Correspondence to: Veronica Yu, Department of Medical & Molecular Genetics, King's College London School of Medicine, Level 8, Tower Wing Guy's Hospital, Great Maze Pond, London SE1 9RT, United Kingdom. E-mail: veronica.yu@kcl.ac.uk

ABSTRACT

Germline mutations in the cyclin-dependent kinase inhibitor, CDKN1B, have been described in patients with multiple endocrine neoplasia (MEN), a cancer predisposition syndrome with adult onset neoplasia and no additional phenotypes.
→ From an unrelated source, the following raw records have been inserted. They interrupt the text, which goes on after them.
# jackyko1991/vnet-tensorflow

Measured on AMD Instinct MI355X. Metric: training patches/sec (128^3x1ch fp32), higher is better.
Workload: dtype f32

## Files before the change

### include/vnet_hip.h

```cpp
#ifndef VNET_HIP_H
#define VNET_HIP_H
#include <stddef.h>
#include <stdint.h>

#ifdef __cplusplus
extern "C" {
#endif

#define VNET_OK            0
#define VNET_E_BADARG     -1
#define VNET_E_UNSUPPORTED -2
#define VNET_E_WORKSPACE  -3

#define VNET_ACT_NONE  0
#define VNET_ACT_RELU  1
#define VNET_ACT_PRELU 2
#define VNET_ACT_LRELU 3

#define VNET_PACK_FWD  0
#define VNET_PACK_BWD  1
#define VNET_PACK_UP   2

#define VNET_PACK_FWD_BF16 3
#define VNET_PACK_BWD_BF16 4
// ... 9 lines not shown
#define VNET_LOSS_SORENSEN 0
#define VNET_LOSS_JACCARD  1
#define VNET_LOSS_XENT     2
#define VNET_LOSS_WEIGHTED 16
#define VNET_LOSS_MIXED    32

const char* vnet_version(void);

double vnet_set_option(const char* name, double value);
double vnet_get_option(const char* name);

size_t vnet_packed_weight_floats(int mode, int taps, int I, int O);
int vnet_pack_weights(int mode, const float* w, float* wp, int taps, int I, int O, void* stream);
int vnet_packed_dims(int mode, int taps, int I, int O, int* CQ, int* NP);
int vnet_pack_weights_batched(const void* descs_dev, int n, void* stream);

size_t vnet_conv_ws_bytes(int ks, int kx, int stride, int up, int Cin, int Cout, int B, int Do, int Ho, int Wo);
int vnet_conv_fwd(int ks, int kx, int stride, int up, const float* x0, int C0, const float* x1, int C1, const float* wp,
    const float* bias, float* y0, int Cy0, float* y1, int Cy1, int B, int Di, int Hi, int Wi, int Do, int Ho, int Wo, void* ws,
    size_t ws_bytes, void* stream);

int vnet_conv_fwd_acc(int ks, int kx, int stride, int up, const float* x0, int C0, const float* x1, int C1, const float* wp,
    const float* bias, float* y0, int Cy0, float* y1, int Cy1, int B, int Di, int Hi, int Wi, int Do, int Ho, int Wo, void* ws,
    size_t ws_bytes, void* stream);

int vnet_conv_stats_rows(int ks, int kx, int stride, int up, int Cin, int Cy0, int Cy1, int B, int Do, int Ho, int Wo);
int vnet_conv_stats_from_reduce(int ks, int kx, int stride, int Cin, int Cout, int B, int Do, int Ho, int Wo);
int vnet_conv_fwd_stats(int ks, int kx, int stride, const float* x0, int C0, const float* x1, int C1, const float* wp,
    const float* bias, float* y, int Cout, int B, int Di, int Hi, int Wi, int Do, int Ho, int Wo, const float* res, float* stats,
    void* ws, size_t ws_bytes, void* stream);

int vnet_conv_x3_ok(int C0, int C1, int Cy0, int Cy1, int B, int D, int H, int W);
int vnet_conv_x3_stats_rows(int Cin, int Cout, int B, int D, int H, int W);
size_t vnet_conv_x3_ws_bytes(int Cin, int Cout, int B, int D, int H, int W);
int vnet_conv_fwd_x3(const float* x0, int C0, const float* x1, int C1, const void* wp, const float* bias, float* y0, int Cy0,
    float* y1, int Cy1, int B, int D, int H, int W, const float* acc, const float* res, float* stats, void* ws, size_t ws_bytes,
    void* stream);

int vnet_wgrad_x3_ok(int C0, int C1, int Cout, int B, int D, int H, int W);
size_t vnet_wgrad_x3_ws_bytes(int Cin, int Cout, int B, int D, int H, int W);
int vnet_conv_wgrad_x3(const float* x0, int C0, const float* x1, int C1, const float* dy, int Cout, float* dw, int B, int D, int H,
    int W, void* ws, size_t ws_bytes, void* stream);

size_t vnet_wgrad_bf16_ws_bytes(int Cin, int Cout, int B, int D, int H, int W);

int vnet_wgrad_defer(int on, void* stream);
int vnet_wgrad_pending(void* stream);
int vnet_wgrad_flush(void* stream);

size_t vnet_wgrad_ws_bytes(int ks, int kx, int stride, int Cin, int Cout, int B, int Do, int Ho, int Wo);
int vnet_conv_wgrad(int ks, int kx, int stride, const float* x0, int C0, const float* x1, int C1, const float* dy, int Cout,
    float* dw, int B, int Di, int Hi, int Wi, int Do, int Ho, int Wo, void* ws, size_t ws_bytes, void* stream);

int vnet_tile_im2col_x(const float* img, float* xv, int B, int D, int H, int W, void* stream);
int vnet_input_conv_fold(const float* w, const float* gamma, const float* beta, const float* mean, const float* invstd, float* wv,
    int C, int O, void* stream);
int vnet_input_conv_grads(const float* G, const float* w, const float* gamma, const float* beta, const float* mean,
    const float* invstd, float* dw, float* dgamma, float* dbeta, int C, int O, int accumulate, void* stream);
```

Here, we describe the first human case of CDKN1B deficiency, which recapitulates features of the murine CDKN1B knockout mouse model, including gigantism and neurodevelopmental defects. Decreased mRNA and protein expression of CDKN1B were confirmed in the proband's peripheral blood, which is not seen in MEN syndrome patients. We ascribed the decreased protein level to a maternally derived deletion on chromosome 12p13 encompassing the CDKN1B locus (which reduced mRNA expression) and a de novo allelic variant (c.-73G>A) in the CDKN1B promoter (which reduced protein translation). We propose a recessive model where decreased dosage of CDKN1B during development in humans results in a neuronal phenotype akin to that described in mice, placing CDKN1B as a candidate gene involved in developmental delay.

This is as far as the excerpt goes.